I like to use WebCEO, which includes the capability to run the site: operator not only on Google but also on Bing, Yahoo, Yandex, Naver, Baidu, and Seznam, to accomplish this on a large scale.
Running it through numerous search engines can assist you with a bigger list of your site's pages since each search engine will only give you a subset of results. This list is exportable and can be used with tools to perform a bulk 404 check. To do this, I simply add all URLs as links to an HTML file and load it on Xenu to check for 404 errors in bulk.
Other Backlink Research Tools
Additionally useful are backlink analysis programs like Majestic, Ahrefs, Moz Open Site Explorer, Sistrix, LinkResearchTools, and CognitiveSEO.
A list of the backlinks pointing to your domain will often be exported by these programs. You can then check all the pages that are connected and look for 404 errors from there.
How to Fix Soft 404 Errors
Because a soft 404 is not a true 404 error, crawling tools won't pick it up. However, you can find something different using crawling tools. To find are some of the following:
Thin Content: Some crawling technologies provide the overall word count in addition to reporting pages with scant content. From there, you can sort URLs according to how many words are in your article. To determine whether a page has thin content, start with the pages with the fewest words.
Duplicate Content: Some crawling tools are capable of calculating the percentage of the page that is made up of template material. You should investigate these pages to learn why duplicate material is present on your website if the main content is virtually identical to that of several other sites.
In addition to the crawling tools, you may utilize Google Search Console to locate pages that are labeled as soft 404s by looking under crawl errors.
You can uncover and fix issues before Google even notices them by crawling an entire site to look for soft 404s.
You must fix these soft 404 errors after you have found them.
The majority of the time, the answers seem straightforward. This can be as simple as adding more information to pages with less on them or replacing redundant content with fresh, original material.
Here are a few things to keep in mind as you go through this process:
Consolidate Pages: Being overly detailed with the page topic can leave you with little to say, which can result in shallow content. If the themes are connected, it may be more acceptable to combine numerous short pages into one. This not only addresses the problem of thin content but also addresses the problem of duplicating material. For instance, an online store that sells shoes in several sizes and colors can have a separate URL for every size and color combination. This results in a vast number of pages with sparse and often identical content. Instead, putting this all on one page and listing the possibilities is a more effective strategy.
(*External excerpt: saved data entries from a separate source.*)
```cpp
bool passB_shared_supports(int dtype, const Axis& a1, int E) {
  if (a1.lg < 11 || a1.lg > (dtype == 0 ? 13 : 12)) return false;
  const int tpf = a1.L / 16;
  const int Epad = (E + 15) & ~15;
  if (E < 1 || Epad > tpf || 2 * E > a1.n) return false;
  if (a1.padded && a1.n + E > a1.L) return false;
  const size_t csz = dtype == 0 ? 8 : 16;
  const int nf = tpf >= GPA_PBS_MINTHREADS ? 1 : GPA_PBS_MINTHREADS / tpf, nc = dtype == 0 ? 4 : 2;
  const size_t ES = (size_t)Epad + 4;
  const size_t stage = dtype == 0 ? 3 * nc * ES : 0;
  const size_t lds = (nf * ((size_t)(a1.L + a1.L / 16) + (dtype == 0 ? 4 : 2) * ES + 2 * nc * ES + stage) + 16 * 6) * csz +
                     (2 * (size_t)Epad + 16) * (csz / 2);
  return lds <= 160 * 1024;
}

int passB_shared_nbl(int dtype, int need) {
  if (dtype == 0 && need <= 6) return 6;
  if (need <= 8) return 8;
  return 16;
}

hipError_t launch_passB_shared_phases(int dtype, const Axis& a1, int n0, const void* Tbuf, const void* tw1, const SweepTables& tb,
                                      const PassBSharedTables& st, int E, int Epad, int P, int K, void* out, int32_t* kidx,
                                      void* psi_out, hipStream_t s, int Bx, int elems, int nbl) {
  if (!psi_out || !kidx) return hipErrorInvalidValue;
#define CALL_P(T, LG, EE, NBL) \
  (a1.padded ? run_passB_shared<T, LG, true, EE, NBL, true>(a1, n0, Tbuf, tw1, tb, st, E, Epad, P, K, out, kidx, s, 1, Bx, false, psi_out) \
             : run_passB_shared<T, LG, false, EE, NBL, true>(a1, n0, Tbuf, tw1, tb, st, E, Epad, P, K, out, kidx, s, 1, Bx, false, psi_out))
#define CASE_P(LG, EE, NBL) \
  if (a1.lg == LG && elems == EE && nbl == NBL) return dtype == 0 ? CALL_P(float, LG, EE, NBL) : CALL_P(double, LG, EE, NBL);
#define CASE_PF32(LG, EE, NBL) \
  if (a1.lg == LG && elems == EE && nbl == NBL && dtype == 0) return CALL_P(float, LG, EE, NBL);
  CASE_PF32(11, 16, 6) CASE_PF32(12, 16, 6) CASE_PF32(13, 16, 6) CASE_PF32(13, 16, 8) CASE_PF32(13, 16, 16)
  CASE_P(11, 16, 8) CASE_P(12, 16, 8) CASE_P(11, 16, 16) CASE_P(12, 16, 16)
#undef CASE_PF32
#undef CASE_P
#undef CALL_P
  return hipErrorInvalidValue;
}

hipError_t launch_passB_shared(int dtype, const Axis& a1, int n0, const void* Tbuf, const void* tw1, const SweepTables& tb,
                               const PassBSharedTables& st, int E, int Epad, int P, int K, void* out, int32_t* kidx,
                               hipStream_t s, int nimg, int Bx, int elems, int nbl, bool raw) {
#define CALL_S(T, LG, EE, NBL) \
  (a1.padded ? run_passB_shared<T, LG, true, EE, NBL>(a1, n0, Tbuf, tw1, tb, st, E, Epad, P, K, out, kidx, s, nimg, Bx, raw) \
             : run_passB_shared<T, LG, false, EE, NBL>(a1, n0, Tbuf, tw1, tb, st, E, Epad, P, K, out, kidx, s, nimg, Bx, raw))
#define CASE_S(LG, EE, NBL) \
  if (a1.lg == LG && elems == EE && nbl == NBL) return dtype == 0 ? CALL_S(float, LG, EE, NBL) : CALL_S(double, LG, EE, NBL);
#define CASE_F32(LG, EE, NBL) \
  if (a1.lg == LG && elems == EE && nbl == NBL && dtype == 0) return CALL_S(float, LG, EE, NBL);
  CASE_F32(11, 16, 6) CASE_F32(12, 16, 6) CASE_F32(13, 16, 6) CASE_F32(13, 16, 8) CASE_F32(13, 16, 16)
  CASE_S(11, 16, 8) CASE_S(12, 16, 8) CASE_S(11, 16, 16) CASE_S(12, 16, 16)
#ifdef GPA_PBS_BUILD_E8
  CASE_S(12, 8, 8)
#endif
#undef CASE_F32
#undef CASE_S
#undef CALL_S
  return hipErrorInvalidValue;
}

}
```

Before: 3132 Mpixels/s.

## Compute first inverse FFT pass of passB_shared on matrix cores

For the f32, 4096-point, unpadded passB_shared kernel with six live band registers, the first radix-16 inverse FFT pass is replaced by 32x32x2 MFMA products of a cosine/sine weight matrix against the band-limited inputs. Lanes are exchanged with permlane32_swap and the results are written straight into LDS with stride 17. The intent is to move the butterfly arithmetic of the sparse first pass (only 6 of 16 inputs are nonzero) off the vector ALUs. The trade-off is a new LDS write pattern and MFMA latency, plus a hand-built twiddle layout whose index mapping must match the existing pass exactly. An environment option disables the path.

Result: slower. 3065 Mpixels/s (-2.1%).

```diff
diff --git a/pygpa_amd/csrc/gpa_api.hip b/pygpa_amd/csrc/gpa_api.hip
--- a/pygpa_amd/csrc/gpa_api.hip
+++ b/pygpa_amd/csrc/gpa_api.hip
@@ -10,7 +10,7 @@
     "PBS_FULLBAND", "SERIAL_UNWRAP", "NO_WORKER", "NO_KSPLIT", "NO_COMPACT", "NO_SHARED",
     "NO_PAIR", "PBS_E8", "TRI_SMALL", "TRI_Q", "NO_MR", "MR_FORCE_BLUESTEIN", "NO_ROWPQ", "COLSOLVE", "NO_LAT",
     "F32_EPS_FLOOR", "COLSTREAM_CHUNK", "NO_ROWHALF", "PAIR_MAXSIDE", "ROWHALF_MINLG", "NO_PQDCT",
-    "NO_REORDER", "NO_RAW", "NO_TILEFUSE", "NO_ROWPERS", "NO_LFTILE", "LF_ALL_ROUNDS", "DFT_ENGINE", "GAUSS_FFT_MINR", "NO_GAUSS2D", "NO_DFT_HALF", "F32_STALL", "PBS_LDS_PAD", "NO_SHARED_PHASES", "PA_STAG", "PA_STAG_TICKS", "PA_ROT"};
+    "NO_REORDER", "NO_RAW", "NO_TILEFUSE", "NO_ROWPERS", "NO_LFTILE", "LF_ALL_ROUNDS", "DFT_ENGINE", "GAUSS_FFT_MINR", "NO_GAUSS2D", "NO_DFT_HALF", "F32_STALL", "PBS_LDS_PAD", "NO_SHARED_PHASES", "PA_STAG", "PA_STAG_TICKS", "PA_ROT", "NO_PBS_MFMA"};
 static OptVal g_opts[OPT_COUNT];
 static std::once_flag g_opts_once;
 static void opt_assign(OptVal& o, const char* value) {
diff --git a/pygpa_amd/csrc/gpa_internal.h b/pygpa_amd/csrc/gpa_internal.h
--- a/pygpa_amd/csrc/gpa_internal.h
+++ b/pygpa_amd/csrc/gpa_internal.h
@@ -67,7 +67,7 @@
   OPT_PBS_FULLBAND, OPT_SERIAL_UNWRAP, OPT_NO_WORKER, OPT_NO_KSPLIT, OPT_NO_COMPACT, OPT_NO_SHARED,
   OPT_NO_PAIR, OPT_PBS_E8, OPT_TRI_SMALL, OPT_TRI_Q, OPT_NO_MR, OPT_MR_FORCE_BLUESTEIN, OPT_NO_ROWPQ,
   OPT_COLSOLVE, OPT_NO_LAT, OPT_F32_EPS_FLOOR, OPT_COLSTREAM_CHUNK, OPT_NO_ROWHALF, OPT_PAIR_MAXSIDE, OPT_ROWHALF_MINLG, OPT_NO_PQDCT,
-  OPT_NO_REORDER, OPT_NO_RAW, OPT_NO_TILEFUSE, OPT_NO_ROWPERS, OPT_NO_LFTILE, OPT_LF_ALL_ROUNDS, OPT_DFT_ENGINE, OPT_GAUSS_FFT_MINR, OPT_NO_GAUSS2D, OPT_NO_DFT_HALF, OPT_F32_STALL, OPT_PBS_LDS_PAD, OPT_NO_SHARED_PHASES, OPT_PA_STAG, OPT_PA_STAG_TICKS, OPT_PA_ROT, OPT_COUNT
+  OPT_NO_REORDER, OPT_NO_RAW, OPT_NO_TILEFUSE, OPT_NO_ROWPERS, OPT_NO_LFTILE, OPT_LF_ALL_ROUNDS, OPT_DFT_ENGINE, OPT_GAUSS_FFT_MINR, OPT_NO_GAUSS2D, OPT_NO_DFT_HALF, OPT_F32_STALL, OPT_PBS_LDS_PAD, OPT_NO_SHARED_PHASES, OPT_PA_STAG, OPT_PA_STAG_TICKS, OPT_PA_ROT, OPT_NO_PBS_MFMA, OPT_COUNT
 };
 struct OptVal {
   bool set;
diff --git a/pygpa_amd/csrc/gpa_passb_shared.hip b/pygpa_amd/csrc/gpa_passb_shared.hip
--- a/pygpa_amd/csrc/gpa_passb_shared.hip
+++ b/pygpa_amd/csrc/gpa_passb_shared.hip
@@ -21,6 +21,45 @@
 }
 
 template <class T> struct upair { T u, v; };
+
+typedef float v16f_t __attribute__((ext_vector_type(16)));
+__device__ const float kCos16[16] = {1.0f, (float)0.92387953251128673848, (float)0.70710678118654752440, (float)0.38268343236508978178,
+                                     0.0f, (float)-0.38268343236508978178, (float)-0.70710678118654752440, (float)-0.92387953251128673848,
+                                     -1.0f, (float)-0.92387953251128673848, (float)-0.70710678118654752440, (float)-0.38268343236508978178,
+                                     0.0f, (float)0.38268343236508978178, (float)0.70710678118654752440, (float)0.92387953251128673848};
+template <int NBL> struct InvPass0Mfma {
+  float w[NBL];
+  __device__ __forceinline__ void init(int lane) {
+    const int i = lane & 31, e = 2 * (i >> 2) + ((i >> 1) & 1), part = i & 1, k = lane >> 5;
+#pragma unroll
+    for (int s = 0; s < NBL; ++s) {
+      const int m = (e * s) & 15;
+      const float c = kCos16[m], sn = kCos16[(m + 12) & 15];
+      w[s] = part == 0 ? (k == 0 ? c : -sn) : (k == 0 ? sn : c);
+    }
+  }
+  __device__ __forceinline__ void run(const cpx<float> (&X)[NBL], const float (&h)[NBL], cpx<float>* lds, int col0, int lane) const {
+    v16f_t lo = {0, 0, 0, 0, 0, 0, 0, 0, 0, 0, 0, 0, 0, 0, 0, 0}, hi = lo;
+#pragma unroll
+    for (int s = 0; s < NBL; ++s) {
+      const auto r = __builtin_amdgcn_permlane32_swap(__float_as_uint(X[s].x * h[s]), __float_as_uint(X[s].y * h[s]), false, false);
+      lo = __builtin_amdgcn_mfma_f32_32x32x2f32(w[s], __uint_as_float(r[0]), lo, 0, 0, 0);
+      hi = __builtin_amdgcn_mfma_f32_32x32x2f32(w[s], __uint_as_float(r[1]), hi, 0, 0, 0);
+    }
+    cpx<float>* base = lds + 17 * (col0 + (lane & 31)) + 2 * (lane >> 5);
+#pragma unroll
+    for (int m = 0; m < 4; ++m) {
+      base[4 * m] = {lo[4 * m], lo[4 * m + 1]};
+      base[4 * m + 1] = {lo[4 * m + 2], lo[4 * m + 3]};
+    }
+    base += 17 * 32;
+#pragma unroll
+    for (int m = 0; m < 4; ++m) {
+      base[4 * m] = {hi[4 * m], hi[4 * m + 1]};
+      base[4 * m + 1] = {hi[4 * m + 2], hi[4 * m + 3]};
+    }
+  }
+};
 
 #ifndef GPA_PBS_NOFIX
 #define GPA_PBS_NOFIX 0
@@ -136,7 +175,7 @@
 #ifndef GPA_PBS_L13_WAVES
 #define GPA_PBS_L13_WAVES 3
 #endif
-template <class T, int LG, bool PADDED, int EE, int NBL, bool PSI = false>
+template <class T, int LG, bool PADDED, int EE, int NBL, bool PSI = false, bool MFMA0 = false>
 __global__ __launch_bounds__((PassBSGeom<T, LG, EE>::THREADS),
                              (EE == 8 ? (sizeof(T) == 8 ? GPA_PBS_E8_F64_WAVES : GPA_PBS_E8_WAVES)
                                       : (sizeof(T) == 8 ? GPA_PBS_F64_WAVES : (LG >= 13 ? GPA_PBS_L13_WAVES : (PADDED ? GPA_PBS_PAD_WAVES : GPA_PBS_F32_WAVES))))) void passB_shared_kernel(
@@ -150,6 +189,8 @@
   using V4 = typename MfmaVec<T>::type;
   constexpr int TPF = F::TPF, L = F::L, NC = G::NC;
   constexpr bool STAGE = G::STAGE;
+  static_assert(!MFMA0 || (sizeof(T) == 4 && EE == 16 && NBL == 6 && F::P == 3 && F::bits(F::P - 1) == 4),
+                "the matrix-core first inverse pass: f32, sixteen elements per thread, six live registers, radix-16 last pass");
   extern __shared__ __attribute__((aligned(16))) char smem[];
   const int tid = threadIdx.x % TPF, f = __builtin_amdgcn_readfirstlane(threadIdx.x / TPF);
   cpx<T>* lds = reinterpret_cast<cpx<T>*>(smem) + (size_t)f * G::row_elems(Epad);
@@ -180,6 +221,9 @@
     F::load_twiddles(tw, twtab, tid);
   }
 
+  InvPass0Mfma<MFMA0 ? NBL : 1> mf;
+  if constexpr (MFMA0) mf.init(lane);
+
   T ab[EE];
 #pragma unroll
   for (int i = 0; i < EE; ++i) ab[i] = T(0);
@@ -252,10 +296,12 @@
           }
         }
       }
-#pragma unroll
-      for (int i = 0; i < EE; ++i) {
-        if (i < NBL) y[i] = {X[i < NBL ? i : 0].x * h[i < NBL ? i : 0], X[i < NBL ? i : 0].y * h[i < NBL ? i : 0]};
-        else y[i] = {T(0), T(0)};
+      if constexpr (!MFMA0) {
+#pragma unroll
+        for (int i = 0; i < EE; ++i) {
+          if (i < NBL) y[i] = {X[i < NBL ? i : 0].x * h[i < NBL ? i : 0], X[i < NBL ? i : 0].y * h[i < NBL ? i : 0]};
+          else y[i] = {T(0), T(0)};
+        }
       }
     }
     cpx<T> psL = {T(0), T(0)}, psR = {T(0), T(0)};
@@ -264,7 +310,8 @@
       psL = psi[(size_t)b * Epad + (tid < E ? tid : 0)];
       psR = psi[(size_t)b * Epad + (a0R < E ? a0R : 0)];
     }
-    F::template inv_phase<0>(y, lds, tid, tw);
+    if constexpr (MFMA0) mf.run(X, h, lds, tid & ~63, lane);
+    else F::template inv_phase<0>(y, lds, tid, tw);
     __syncthreads();
     if ((d & 2) && !GPA_PBS_NOFIX) {
       const int nc = (d >> 4) & 7;
@@ -504,7 +551,7 @@
   return hipErrorInvalidValue;
 }
 
-template <class T, int LG, bool PADDED, int EE, int NBL, bool PSI = false>
+template <class T, int LG, bool PADDED, int EE, int NBL, bool PSI = false, bool MFMA0 = false>
 static hipError_t run_passB_shared(const Axis& a1, int n0, const void* Tbuf, const void* tw1, const SweepTables& tb,
                                    const PassBSharedTables& st, int E, int Epad, int P, int K, void* out, int32_t* kidx,
                                    hipStream_t s, int nimg, int Bx, bool raw, void* psi_out = nullptr) {
@@ -512,7 +559,7 @@
   size_t lds = G::lds_bytes(Epad);
   if (lds > 160 * 1024 || E > G::TPF || Epad > G::TPF) return hipErrorInvalidValue;
   if (opt_set(OPT_PBS_LDS_PAD)) lds = std::min<size_t>(160 * 1024, lds + (size_t)opt(OPT_PBS_LDS_PAD).num);
-  auto kern = passB_shared_kernel<T, LG, PADDED, EE, NBL, PSI>;
+  auto kern = passB_shared_kernel<T, LG, PADDED, EE, NBL, PSI, MFMA0>;
   static int lds_set[32] = {0};
   int dev = 0;
   (void)hipGetDevice(&dev);
@@ -559,6 +606,10 @@
   if (dtype == 0 && need <= 6) return 6;
   if (need <= 8) return 8;
   return 16;
+}
+
+static bool passB_shared_mfma0(int dtype, const Axis& a1, int elems, int nbl) {
+  return dtype == 0 && a1.lg == 12 && !a1.padded && elems == 16 && nbl == 6 && !opt_set(OPT_NO_PBS_MFMA);
 }
 
 hipError_t launch_passB_shared_phases(int dtype, const Axis& a1, int n0, const void* Tbuf, const void* tw1, const SweepTables& tb,
@@ -583,6 +634,8 @@
 hipError_t launch_passB_shared(int dtype, const Axis& a1, int n0, const void* Tbuf, const void* tw1, const SweepTables& tb,
                                const PassBSharedTables& st, int E, int Epad, int P, int K, void* out, int32_t* kidx,
                                hipStream_t s, int nimg, int Bx, int elems, int nbl, bool raw) {
+  if (passB_shared_mfma0(dtype, a1, elems, nbl))
+    return run_passB_shared<float, 12, false, 16, 6, false, true>(a1, n0, Tbuf, tw1, tb, st, E, Epad, P, K, out, kidx, s, nimg, Bx, raw);
 #define CALL_S(T, LG, EE, NBL) \
   (a1.padded ? run_passB_shared<T, LG, true, EE, NBL>(a1, n0, Tbuf, tw1, tb, st, E, Epad, P, K, out, kidx, s, nimg, Bx, raw) \
              : run_passB_shared<T, LG, false, EE, NBL>(a1, n0, Tbuf, tw1, tb, st, E, Epad, P, K, out, kidx, s, nimg, Bx, raw))
```
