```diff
@@ -3141,6 +3201,7 @@
     if constexpr (Adj || Loc) {
       for (uint32_t m = pmN > 0 ? (mergeMask | dropMask) : 0u; m != 0; m &= m - 1) pmDropLeaf(fId(readField(first + ctz32(m), 4)));
     }
+    FMT_SCOUR_NOTE(sibling, pairs, drops, mergeMask, dropMask);
     deleteLeaves(first, cnt, mergeMask | dropMask);
     stamp(kPfZDelete);
     return kept;
@@ -3204,7 +3265,7 @@
       const int oldCount = uni(static_cast<int>(s->blk[b].count));
       int target = b, p = -1, ci = 0, total = 0, firstLeaf = -1;
       for (;;) {
-        const int kept = scourLeafBlock(target);
+        const int kept = scourLeafBlock(target, p >= 0);
         if (status != FMT_OK) return;
         if (p < 0) {
           s->blk[b].needsScour = 0;
```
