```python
PKG = os.path.dirname(os.path.abspath(__file__))
ROOT = os.path.dirname(PKG)
CSRC = os.path.join(PKG, "csrc")
LIBDIR = os.path.join(PKG, "lib")
LIB = os.path.join(LIBDIR, "libaki_mi355x.so")
LAB_LIB = os.path.join(LIBDIR, "libaki_mi355x_lab.so")
LAB_SOURCES = ["api.hip", "gemm_bf16.hip", "gemm_tn_bf16.hip", "mma_attn_bf16.hip", "mma_attn64_bf16.hip", "decode_chain.hip"]
LAB_ONLY_SOURCES = []
SOURCES = ["api.hip", "gemm_bf16.hip", "gemm_tn_bf16.hip", "mma_attn_bf16.hip", "mma_attn64_bf16.hip", "attn_nc_bf16.hip", "decode.hip", "decode_chain.hip", "train_kernels.hip", "attn_bwd_bf16.hip", "fp8_quant.hip", "simple_f32.hip", "aux_kernels.hip", "stack.hip"]
ARCH = "gfx950"
FILE_FLAGS = {"mma_attn64_bf16.hip": ["-fno-slp-vectorize"]}


def csrc_hash() -> str:
    import hashlib
    h = hashlib.sha256()
    files = sorted(os.path.join(CSRC, f) for f in os.listdir(CSRC) if f.endswith((".hip", ".h"))) + [os.path.join(ROOT, "include", "aki_mi355x.h")]
    for f in files:
        h.update(os.path.basename(f).encode())
        h.update(open(f, "rb").read())
    return h.hexdigest()[:16]


def _hipcc() -> str:
    for c in (os.environ.get("HIPCC"), "/opt/rocm/bin/hipcc", "hipcc"):
        if c and (os.path.isabs(c) and os.path.exists(c) or not os.path.isabs(c)):
            return c
    return "hipcc"


def _newer(target: str, deps) -> bool:
    if not os.path.exists(target):
        return False
    t = os.path.getmtime(target)
    return all(os.path.getmtime(d) <= t for d in deps)


def build(force: bool = False, save_temps: bool = False, verbose: bool = True, lab: bool = True) -> str:
    os.makedirs(LIBDIR, exist_ok=True)
    objdir = os.path.join(LIBDIR, "obj")
    os.makedirs(objdir, exist_ok=True)
    headers = [os.path.join(CSRC, "aki_device.h"), os.path.join(CSRC, "attn_mma_common.h"), os.path.join(ROOT, "include", "aki_mi355x.h")]
    srcs = [os.path.join(CSRC, s) for s in SOURCES]
    lab_only = [os.path.join(CSRC, s_) for s_ in LAB_ONLY_SOURCES]
    if not force and _newer(LIB, srcs + headers) and (not lab or _newer(LAB_LIB, srcs + lab_only + headers)):
        return LIB
    flags = [f"--offload-arch={ARCH}", "-O3", "-fPIC", "-std=c++17", "-I", os.path.join(ROOT, "include"), "-I", CSRC,
             "-Wno-unused-result", "-ffp-contract=off"]
    if save_temps:
        flags += ["-save-temps=obj", "-Rpass-analysis=kernel-resource-usage"]

    def cc(job):
        src, is_lab = job
        obj = os.path.join(objdir, os.path.basename(src).replace(".hip", ".lab.o" if is_lab else ".o"))
        if not force and _newer(obj, [src] + headers):
            return obj, ""
        extra = (["-DAKI_LAB_HOOKS"] if is_lab else []) + FILE_FLAGS.get(os.path.basename(src), [])
        r = subprocess.run([_hipcc()] + flags + extra + ["-c", src, "-o", obj], capture_output=True, text=True)
        if r.returncode != 0:
            raise RuntimeError(f"hipcc failed for {src}:\n{r.stdout}\n{r.stderr}")
        return obj, r.stderr

    jobs = [(s_, False) for s_ in srcs] + ([(os.path.join(CSRC, s_), True) for s_ in LAB_SOURCES + LAB_ONLY_SOURCES] if lab else [])
    with cf.ThreadPoolExecutor(max_workers=min(4, len(jobs))) as ex:
        results = list(ex.map(cc, jobs))
    objs = [o for o, _ in results[:len(srcs)]]
    lab_objs = [o for o, _ in results[len(srcs):]]
    if verbose:
        for _, log in results:
            if log.strip():
                sys.stderr.write(log)
    r = subprocess.run([_hipcc(), f"--offload-arch={ARCH}", "-shared", "-fPIC", "-o", LIB] + objs, capture_output=True, text=True)
    if r.returncode != 0:
        raise RuntimeError(f"link failed:\n{r.stdout}\n{r.stderr}")
    if lab:
        swapped = {os.path.basename(o).replace(".lab.o", ".o"): o for o in lab_objs}
        mix = [swapped.pop(os.path.basename(o), o) for o in objs] + list(swapped.values())
        r = subprocess.run([_hipcc(), f"--offload-arch={ARCH}", "-shared", "-fPIC", "-o", LAB_LIB] + mix, capture_output=True, text=True)
        if r.returncode != 0:
            raise RuntimeError(f"link (lab) failed:\n{r.stdout}\n{r.stderr}")
    return LIB


if __name__ == "__main__":
    ap = argparse.ArgumentParser()
    ap.add_argument("--force", action="store_true")
    ap.add_argument("--save-temps", action="store_true")
    ap.add_argument("--no-lab", action="store_true", help="skip libaki_mi355x_lab.so")
    a = ap.parse_args()
    print(build(force=a.force, save_temps=a.save_temps, lab=not a.no_lab))
```

### aki_amd/csrc/attn_mma_common.h

```cpp
#pragma once
#include <type_traits>

#include "aki_device.h"

namespace aki {

struct AttnParams {
  const bf16_t* q;
  const bf16_t* k;
  const bf16_t* v;
  bf16_t* o;
  float* lse;
  const aki_mma_rect* rects;
  const uint64_t* vbits;
  const int* seq_lens;
  int max_rects;
  int B, H, L;
  int nqt, nwords;
  int splits;
  int group_bh;
  int kvcap;
  float scale_log2;
  int dead_uniform;
};

constexpr int KROW = 192;
constexpr int VROW = 192;
constexpr int KTILE = 64 * KROW;
constexpr int VTILE = 64 * VROW;
constexpr int NSTAGE = 3;

constexpr int MAX_VB_WORDS = 256;

__device__ __forceinline__ float max3(float a, float b, float c) {
  float r;
  asm("v_max3_f32 %0, %1, %2, %3" : "=v"(r) : "v"(a), "v"(b), "v"(c));
  return r;
}

__device__ __forceinline__ float tile_max32(const f32x16& s0, const f32x16& s1) {
  float m, m1, m2, m3;
  asm("v_max3_f32 %0, %4, %5, %6\n\tv_max3_f32 %1, %7, %8, %9\n\tv_max3_f32 %2, %10, %11, %12\n\tv_max3_f32 %3, %13, %14, %15\n\t"
      "v_max3_f32 %0, %0, %16, %17\n\tv_max3_f32 %1, %1, %18, %19\n\tv_max3_f32 %2, %2, %20, %21\n\tv_max3_f32 %3, %3, %22, %23"
      : "=&v"(m), "=&v"(m1), "=&v"(m2), "=&v"(m3)
      : "v"(s0[0]), "v"(s0[1]), "v"(s1[0]), "v"(s0[4]), "v"(s0[5]), "v"(s1[4]), "v"(s0[8]), "v"(s0[9]), "v"(s1[8]), "v"(s0[12]), "v"(s0[13]), "v"(s1[12]),
        "v"(s1[1]), "v"(s0[2]), "v"(s1[5]), "v"(s0[6]), "v"(s1[9]), "v"(s0[10]), "v"(s1[13]), "v"(s0[14]));
  asm("v_max3_f32 %0, %0, %4, %5\n\tv_max3_f32 %1, %1, %6, %7\n\tv_max3_f32 %2, %2, %8, %9\n\tv_max3_f32 %3, %3, %10, %11\n\t"
      "v_max3_f32 %0, %0, %12, %13\n\tv_max3_f32 %2, %2, %14, %15\n\tv_max3_f32 %0, %0, %1, %2\n\tv_max_f32 %0, %0, %3"
      : "+v"(m), "+v"(m1), "+v"(m2), "+v"(m3)
      : "v"(s0[3]), "v"(s1[2]), "v"(s0[7]), "v"(s1[6]), "v"(s0[11]), "v"(s1[10]), "v"(s0[15]), "v"(s1[14]),
        "v"(s1[3]), "v"(s1[7]), "v"(s1[11]), "v"(s1[15]));
  return m;
}

__device__ __forceinline__ int count_le(int x) {
  const int n = 4 * (x >> 3) + min((x & 7) + 1, 4);
  return x < 0 ? 0 : min(n, 32);
}

__device__ __forceinline__ unsigned low_bits(int n) { return n >= 32 ? ~0u : ((1u << n) - 1u); }

template <int BIT>
__device__ __forceinline__ float mask_bias(int hid, int ninf) {
  float b;
  asm("v_bfe_i32 %0, %1, %2, 1\n\tv_and_b32 %0, %3, %0" : "=&v"(b) : "v"(hid), "n"(BIT), "s"(ninf));
  return b;
}

template <int BIT0, int BIT1>
__device__ __forceinline__ void mask_bias2(int hid, int ninf, float& b0, float& b1) {
  asm volatile("v_bfe_i32 %0, %2, %3, 1\n\tv_bfe_i32 %1, %2, %4, 1\n\tv_and_b32 %0, %5, %0\n\tv_and_b32 %1, %5, %1"
               : "=&v"(b0), "=&v"(b1) : "v"(hid), "n"(BIT0), "n"(BIT1), "s"(ninf));
}

template <int N, class F>
__device__ __forceinline__ void static_for(F&& f) {
  if constexpr (N > 0) {
    static_for<N - 1>(f);
    f(std::integral_constant<int, N - 1>{});
  }
}

template <int OFF>
__device__ __forceinline__ u32x2 ds_read_tr(unsigned lds_addr) {
  u32x2 r;
  asm volatile("ds_read_b64_tr_b16 %0, %1 offset:%2" : "=v"(r) : "v"(lds_addr), "n"(OFF));
  return r;
}

}
```

### aki_amd/csrc/mma_attn64_bf16.hip

```cpp
#include "attn_mma_common.h"

namespace aki {

constexpr int A64_O = 64;
constexpr int A64_Q = 160;
constexpr int A64_KA = 208;
constexpr int A64_KC = 232;
constexpr int A64_L = 56;
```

Find Technical Issues That Cause Duplicate Content: Even the most basic web crawling software, such as Xenu, which merely examines URLs, response codes, and title tags, may still detect duplicate content problems by looking at URLs. This contains details like HTTP vs. HTTPS, www vs. non-www URLs, with and without an index.html, with tracking parameters and without, etc. On slide 6 of this presentation, a nice breakdown of these common duplicate content concerns discovered in URL patterns can be seen.
Google Treats 404 Errors & Soft 404 Errors the Same Way
Although a soft 404 is not a true 404 error, Google will deindex those pages if they are not rectified promptly. It is recommended to crawl your site regularly to check for 404 or soft 404 issues. Crawling tools should be an important part of your SEO arsenal.